Il est 17 h 30. Antonio Pappano entre dans la fosse du Grosses
Festspielhaus de Salzbourg et lance l’ouverture du Don Carlo de Verdi. Cette
nouvelle production est la plus attendue du festival. Car après Lohengrin de
Wagner à la Scala en décembre et le Trouvère de Verdi début juillet à
Munich, elle réunit à nouveau sur scène Anja Harteros et Jonas Kaufmann.
Dès l’acte de Fontainebleau, Anja Harteros campe une Elisabetta de très
grand style. Emission confondante de naturel, homogénéité parfaite du timbre
sur toute la tessiture, galbe majestueux de la ligne, souffle infini qui lui
permet d’oser des pianissimos filés : elle possède toutes les couleurs et
nuances du rôle.
Noblesse. Mais c’est surtout sa façon d’incarner le
drame avec dignité, de la joie rêveuse à l’accablement, qui fait d’elle la
plus grande Elisabetta et la plus authentique soprano verdienne entendue
depuis des décennies.
Bien qu’il l’ait déjà défendu avec succès, le
rôle-titre n’est pas dans les cordes de Kaufmann. On se souvient de son
Alfredo au palais Garnier, techniquement somptueux mais aux aigus
intelligemment couverts au lieu d’être dardés avec cette insolence solaire
qui fait les ténors verdiens. Kaufmann sait néanmoins se dépasser dans les
rôles tourmentés : son génie de la caractérisation associé à sa noblesse
stylistique héritée de Wunderlich font que l’on est suspendu à chacune des
inflexions vocales. Ses duos avec Elisabetta enchantent, au point que l’on
se demande pourquoi l’opéra n’est pas toujours défendu avec cette exigence.
Mais ce n’est rien en comparaison avec ce qui nous attend à l’acte IV,
lorsque Rodrigo vient visiter Don Carlo en prison et tombe sous les balles.

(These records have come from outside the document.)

#define HALO_AFRAGS(AV, PB_, TAP_)                                                                               \
    {                                                                                                            \
        _Pragma("unroll") for (int i = 0; i < TM; ++i) {                                                         \
            const int idx_ = base_idx[i] + ((TAP_) / 3) * pitch + ((TAP_) % 3);                                  \
            const unsigned a_addr_ = (unsigned)(idx_ << 5) + (unsigned)(((kk << 4) ^ ((idx_ << 1) & 16)));       \
            _Pragma("unroll") for (int p = 0; p < PARTS; ++p) AV[i][p] = *reinterpret_cast<const uint4*>(planes + (PB_) * PBUF + p * PLANE + a_addr_); \
        }                                                                                                        \
    }
#define HALO_STEP(BVC, BVN3, TAP, PB)                                                                            \
    {                                                                                                            \
          \
        if (!(DBG && dbg_nodma)) HALO_BLOAD(BVN3, step + 3 < NS ? step + 3 : NS - 1)                             \
        if ((TAP) == 0 && next_slab && !(DBG && dbg_noloads)) { HALO_LOADS() HALO_ADVANCE() }                    \
        if (!(DBG && dbg_nomma)) {                                                                               \
        _Pragma("unroll") for (int p = 0; p < PARTS; ++p)                                                        \
            _Pragma("unroll") for (int i = 0; i < TM; ++i)                                                       \
                _Pragma("unroll") for (int j = 0; j < TN; ++j)                                                   \
                    acc[i][j] = __builtin_amdgcn_mfma_f32_32x32x16_f16(__builtin_bit_cast(f16x8, BVC[j]), __builtin_bit_cast(f16x8, av[i][p]), acc[i][j], 0, 0, 0); \
        }                                                                                                        \
                                 \
        if (!(DBG && dbg_nords)) {                                                                               \
            if ((TAP) == 8) HALO_AFRAGS(av, (PB) ^ 1, 0)                                                         \
            else HALO_AFRAGS(av, PB, ((TAP) + 1) % 9)                                                            \
        }                                                                                                        \
            \
        if ((TAP) == 4 && next_slab) { HALO_PIN() HALO_WRITE1((PB) ^ 1, 0) HALO_WRITE1((PB) ^ 1, 4) }            \
        if ((TAP) == 5 && next_slab) HALO_WRITE1((PB) ^ 1, 1)                                                    \
        if ((TAP) == 6 && next_slab) HALO_WRITE1((PB) ^ 1, 2)                                                    \
        if ((TAP) == 7 && next_slab) HALO_WRITE1((PB) ^ 1, 3)                                                    \
        if (DBG && (dbg_nodma || dbg_noloads)) asm volatile("s_waitcnt vmcnt(0)" ::: "memory");                  \
        else if ((TAP) <= 2 && next_slab) asm volatile("s_waitcnt vmcnt(%0)" ::"n"(2 * TN + MAXPC) : "memory");  \
        else asm volatile("s_waitcnt vmcnt(%0)" ::"n"(2 * TN) : "memory");                                       \
        HALO_BPIN(bv0) HALO_BPIN(bv1) HALO_BPIN(bv2) HALO_BPIN(bv3)                                              \
        if ((TAP) == 7 && !(DBG && dbg_nobar)) __syncthreads();                                                  \
        ++step;                                                                                                  \
    }
#define HALO_SLAB(B0, B1, B2, B3, PB)                                                                            \
    HALO_STEP(B0, B3, 0, PB) HALO_STEP(B1, B0, 1, PB) HALO_STEP(B2, B1, 2, PB) HALO_STEP(B3, B2, 3, PB) HALO_STEP(B0, B3, 4, PB) \
    HALO_STEP(B1, B0, 5, PB) HALO_STEP(B2, B1, 6, PB) HALO_STEP(B3, B2, 7, PB) HALO_STEP(B0, B3, 8, PB)
        uint4 av[TM][PARTS];
        HALO_AFRAGS(av, 0, 0)
        int step = 0;
        for (int h = 0; h < NH; h += 4) {
            { const bool next_slab = !dbg_nostage;                 HALO_SLAB(bv0, bv1, bv2, bv3, 0) }
            { const bool next_slab = !dbg_nostage;                 HALO_SLAB(bv1, bv2, bv3, bv0, 1) }
            { const bool next_slab = !dbg_nostage;                 HALO_SLAB(bv2, bv3, bv0, bv1, 0) }
            { const bool next_slab = h + 4 < NH && !dbg_nostage;   HALO_SLAB(bv3, bv0, bv1, bv2, 1) }
        }
        asm volatile("s_waitcnt vmcnt(0)" ::: "memory");
        HALO_BPIN(bv0) HALO_BPIN(bv1) HALO_BPIN(bv2) HALO_BPIN(bv3)
#undef HALO_SLAB
#undef HALO_STEP
#undef HALO_AFRAGS
#undef HALO_BPIN
#undef HALO_BLOAD
#undef HALO_WRITE
#undef HALO_WRITE1
#undef HALO_PIN
#undef HALO_PIN1
#undef HALO_ADVANCE
#undef HALO_LOADS
#undef HALO_LOAD
        if constexpr (TAIL) {
            const ConvArgs& t1 = ha.t;
            unsigned char* const tpl = smem;
            float* const tstage = reinterpret_cast<float*>(smem + PARTS * TAILPL) + wave * (32 * 36);
            const bool relu3 = a.act == ACT_RELU;
            bool oor = false;
            if (t1.dbg & 4) { if (acc[0][0][0] == 123.456f) tab1[1] = acc[1][1][3]; continue; }
            float4* const park = static_cast<float4*>(ha.t_park) + ((size_t)blockIdx.x * 4 + wn) * 16 * 64 + lane;
            auto stage_piece = [&](const float (&x)[4], int i, int j, int q) {
                u32x4 v = {__float_as_uint(x[0]), __float_as_uint(x[1]), __float_as_uint(x[2]), __float_as_uint(x[3])};
                u32x2 parts[PARTS];
                split4<PARTS>(v, parts);
                const int row = i * 32 + l31, g = wn * 4 + j * 2 + (q >> 1);
                const unsigned addr = (unsigned)((g * 64 + row) * 32 + ((((q & 1) ^ (row >> 3)) & 1) << 4) + 8 * kk);
#pragma unroll
                for (int p = 0; p < PARTS; ++p) *reinterpret_cast<u32x2*>(tpl + p * TAILPL + addr) = parts[p];
            };
            __syncthreads();
            if (!(t1.dbg & 8))
#pragma unroll
            for (int i = 0; i < TM; ++i)
#pragma unroll
                for (int j = 0; j < TN; ++j)
#pragma unroll
                    for (int q = 0; q < 4; ++q) {
                        const int cl = wn * 64 + j * 32 + 8 * q + 4 * kk;
                        const float4 sc = *reinterpret_cast<const float4*>(s_tab + cl), sh = *reinterpret_cast<const float4*>(s_tab + BN + cl);
                        float x[4] = {acc[i][j][4 * q + 0] * sc.x + sh.x, acc[i][j][4 * q + 1] * sc.y + sh.y,
                                      acc[i][j][4 * q + 2] * sc.z + sh.z, acc[i][j][4 * q + 3] * sc.w + sh.w};
#pragma unroll
                        for (int r = 0; r < 4; ++r) {
                            if (relu3) x[r] = fmaxf(x[r], 0.f);
                            oor = oor || !(fabsf(x[r]) < 65504.0f);
                        }
                        if (wm == 0) stage_piece(x, i, j, q);
                        else park[((i * 2 + j) * 4 + q) * 64] = make_float4(x[0], x[1], x[2], x[3]);
                    }
            if (a.range_flag && oor) atomicOr(a.range_flag, 1);
#pragma unroll 1
            for (int h = 0; h < 2; ++h) {
                if (h == 1 && wm == 1 && !(t1.dbg & 8)) {
#pragma unroll
                    for (int i = 0; i < TM; ++i)
#pragma unroll
                        for (int j = 0; j < TN; ++j)
#pragma unroll
                            for (int q = 0; q < 4; ++q) {
                                const float4 y = park[((i * 2 + j) * 4 + q) * 64];
                                const float x[4] = {y.x, y.y, y.z, y.w};
                                stage_piece(x, i, j, q);
                            }
                }
                __syncthreads();
                const int half_row0 = ha.geo == HALO_GEO_2ROWS ? m0 + h * a.OW : m0 + h * 64;
#pragma unroll 1
                for (int it = 0; it < 2; ++it) {
                    const int n1 = it * 512 + wave * 64;
                    f32x16 acc1[2][2];
#pragma unroll
                    for (int i = 0; i < 2; ++i)
#pragma unroll
                        for (int j = 0; j < 2; ++j)
#pragma unroll
                            for (int e = 0; e < 16; ++e) acc1[i][j][e] = 0.0f;
                    const unsigned wofs = (unsigned)((n1 / 32) * 16 * 1024);
                    u32x4 bw[3][2];
#define TAIL_BLOAD(SET, S_)                                                                                      \
    {                                                                                                            \
// ... 8 lines not shown
                    const unsigned a_off = (unsigned)(l31 * 32 + ((kk ^ ((l31 >> 3) & 1)) << 4));
                    uint4 fa[2][PARTS];
#pragma unroll
                    for (int i = 0; i < 2; ++i)
#pragma unroll
                        for (int p = 0; p < PARTS; ++p) fa[i][p] = *reinterpret_cast<const uint4*>(tpl + p * TAILPL + (i * 32) * 32 + a_off);
                    asm volatile("s_waitcnt vmcnt(2)" ::: "memory");
                    TAIL_BPIN()
#pragma unroll
                    for (int s = 0; s < 16; ++s) {
                        if (t1.dbg & 2) { asm volatile("s_waitcnt vmcnt(0)" ::: "memory"); break; }
                        if (s + 2 < 16) TAIL_BLOAD((s + 2) % 3, s + 2)
#pragma unroll
                        for (int i = 0; i < 2; ++i)
#pragma unroll
                            for (int p = 0; p < PARTS; ++p)
#pragma unroll
                                for (int j = 0; j < 2; ++j)
                                    acc1[i][j] = __builtin_amdgcn_mfma_f32_32x32x16_f16(__builtin_bit_cast(f16x8, bw[s % 3][j]), __builtin_bit_cast(f16x8, fa[i][p]),
                                                                                        acc1[i][j], 0, 0, 0);
                        if (s + 1 < 16) {
#pragma unroll
                            for (int i = 0; i < 2; ++i)
#pragma unroll
                                for (int p = 0; p < PARTS; ++p)
                                    fa[i][p] = *reinterpret_cast<const uint4*>(tpl + p * TAILPL + ((s + 1) * 64 + i * 32) * 32 + a_off);
                        }
                        if (s + 2 < 16) asm volatile("s_waitcnt vmcnt(2)" ::: "memory");
                        else asm volatile("s_waitcnt vmcnt(0)" ::: "memory");
                        TAIL_BPIN()
                    }
#undef TAIL_BPIN
#undef TAIL_BLOAD
                    if (!(t1.dbg & 1))
                        conv_epilogue_wave<TAILN, 2, 2, true>(t1, acc1, tstage, tab1, half_row0, 0, n1, lane);
                    else if (acc1[0][0][0] == 123.456f) tab1[0] = acc1[1][1][3];
                }
                __syncthreads();
            }
        } else if constexpr (!HEAD) {
            conv_epilogue_wave<BN, TM, TN>(a, acc, reinterpret_cast<float*>(planes + PBUF) + wave * (32 * 36), s_tab, wave_row0, n0,
                                           wn * TN * 32, lane);
        } else {
            const bool relu = a.act == ACT_RELU;
            bool out_of_range = false;
            f32x16 hp[TM];
#pragma unroll
            for (int i = 0; i < TM; ++i)
#pragma unroll
                for (int e = 0; e < 16; ++e) hp[i][e] = 0.0f;
            const unsigned hw_off = (unsigned)(((n0 + wn * TN * 32) / 16) * 1024);
#pragma unroll
            for (int j = 0; j < TN; ++j)
#pragma unroll
                for (int g = 0; g < 2; ++g) {
                    const uint4 wf = *reinterpret_cast<const uint4*>(static_cast<const char*>(ha.head_w) + hw_off + (j * 2 + g) * 1024 + lane * 16);
#pragma unroll
                    for (int i = 0; i < TM; ++i) {
                        u32x4 v0, v1;
#pragma unroll
                        for (int q2 = 0; q2 < 2; ++q2) {
                            const int cl = wn * TN * 32 + j * 32 + 8 * (2 * g + q2) + 4 * kk;
                            const float4 sc = *reinterpret_cast<const float4*>(s_tab + cl), sh = *reinterpret_cast<const float4*>(s_tab + BN + cl);
                            float x[4] = {acc[i][j][8 * g + 4 * q2 + 0] * sc.x + sh.x, acc[i][j][8 * g + 4 * q2 + 1] * sc.y + sh.y,
                                          acc[i][j][8 * g + 4 * q2 + 2] * sc.z + sh.z, acc[i][j][8 * g + 4 * q2 + 3] * sc.w + sh.w};
#pragma unroll
                            for (int r = 0; r < 4; ++r) {
                                if (relu) x[r] = fmaxf(x[r], 0.f);
                                out_of_range = out_of_range || !(fabsf(x[r]) < 65504.0f);
                                if (q2 == 0) v0[r] = __float_as_uint(x[r]); else v1[r] = __float_as_uint(x[r]);
                            }
                        }
                        u32x2 p0[PARTS], p1[PARTS];
                        split4<PARTS>(v0, p0);
                        split4<PARTS>(v1, p1);
#pragma unroll
                        for (int p = 0; p < PARTS; ++p) {
                            const u32x4 af = {p0[p][0], p0[p][1], p1[p][0], p1[p][1]};
                            hp[i] = __builtin_amdgcn_mfma_f32_32x32x16_f16(__builtin_bit_cast(f16x8, wf), __builtin_bit_cast(f16x8, af), hp[i], 0, 0, 0);
                        }
                    }
                }
            if (a.range_flag && out_of_range) atomicOr(a.range_flag, 1);
            float* const part = reinterpret_cast<float*>(planes);
#pragma unroll
            for (int i = 0; i < TM; ++i)
#pragma unroll
                for (int q = 0; q < 4; ++q)
                    *reinterpret_cast<float4*>(&part[((wn * BM) + wm * (TM * 32) + i * 32 + l31) * 32 + (((2 * q + kk) ^ (l31 & 7)) << 2)]) =
                        make_float4(hp[i][4 * q], hp[i][4 * q + 1], hp[i][4 * q + 2], hp[i][4 * q + 3]);
            __syncthreads();
            const bool last = inner == n_inner - 1;
#pragma unroll
            for (int k = 0; k < BM / 16; ++k) {
                const int o = t + 512 * k, row = o >> 5, col = o & 31;
                float sum = inner == 0 ? 0.0f : h_run[o];
                const int pc = ((((col >> 2) ^ (row & 7)) << 2) | (col & 3));
                sum += part[(0 * BM + row) * 32 + pc];
                sum += part[(1 * BM + row) * 32 + pc];
                sum += part[(2 * BM + row) * 32 + pc];
                sum += part[(3 * BM + row) * 32 + pc];
                if (!last) h_run[o] = sum;
                else {
                    const int m = ha.geo == HALO_GEO_2ROWS ? m0 + (row >> 6) * a.OW + (row & 63) : m0 + row;
                    if (m < a.M && col < ha.head_cols) {
                        const float y = sum * ha.head_mul + ha.head_bias[col];
                        const int b = m / ohw, pix = m - b * ohw;
                        if (col < ha.head_split) ha.head_out[(long)b * ha.head_out_sB + (long)pix * ha.head_out_sP + col] = y;
                        else ha.head_out2[(long)b * ha.head_out2_sB + (long)pix * ha.head_out2_sP + (col - ha.head_split)] = y;
                    }
                }
            }
            __syncthreads();
        }
    }
}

Kaufmann sort le très grand jeu : la tension vocale qu’il crée en défiant
Philippe II et le désarroi qu’il exprime retournent l’estomac. Les grincheux
qui trouvent la production de Peter Stein trop classique peuvent toujours
pérorer, le public venu pour Verdi a été comblé. Certes Don Carlo est l’un
de ses ouvrages les plus riches : un flot discontinu d’idées orchestrales,
chorales et vocales. Et Antonio Pappano est un chef d’opéra majeur, capable
de galvaniser le Wiener Philharmoniker. Mais la leçon de ce Don Carlo, c’est
que l’on ne fait pas d’opéra sans grands chanteurs.
«Grosse tête».
Après l’ovation debout de toute la salle, une quarantaine de fans patientent
devant l’entrée des artistes, avec des CD achetés dans le hall qu’ils
comptent bien faire signer. En cette année 2013, où l’on célèbre le
bicentenaire des naissances de Verdi et de Wagner, Kaufmann est très
présent. Après un sublime récital Wagner paru en mars, il est avec Anja
Harteros au générique d’un Requiem de Verdi enregistré à la Scala sous la
baguette de Barenboim. Ces deux disques sont parus chez Decca, qui vient
également de livrer The Best of Jonas Kaufmann, compilation des plus beaux
airs qu’il ait gravés. Passé chez le concurrent Sony, le chanteur y publiera
bientôt un album d’airs de Verdi.
Alors qu’Antonio Pappano et Thomas
Hampson, qui incarne Rodrigo, viennent à la rencontre de leurs admirateurs
qui patientent devant les grilles, Kaufmann prend le chemin opposé et lance,
de dos, un «ciao» à la cantonade avant de disparaître. Un homme déclare :
«Il a pris la grosse tête.» Possible. On n’est pas souvent le ténor
wagnérien et verdien de l’année.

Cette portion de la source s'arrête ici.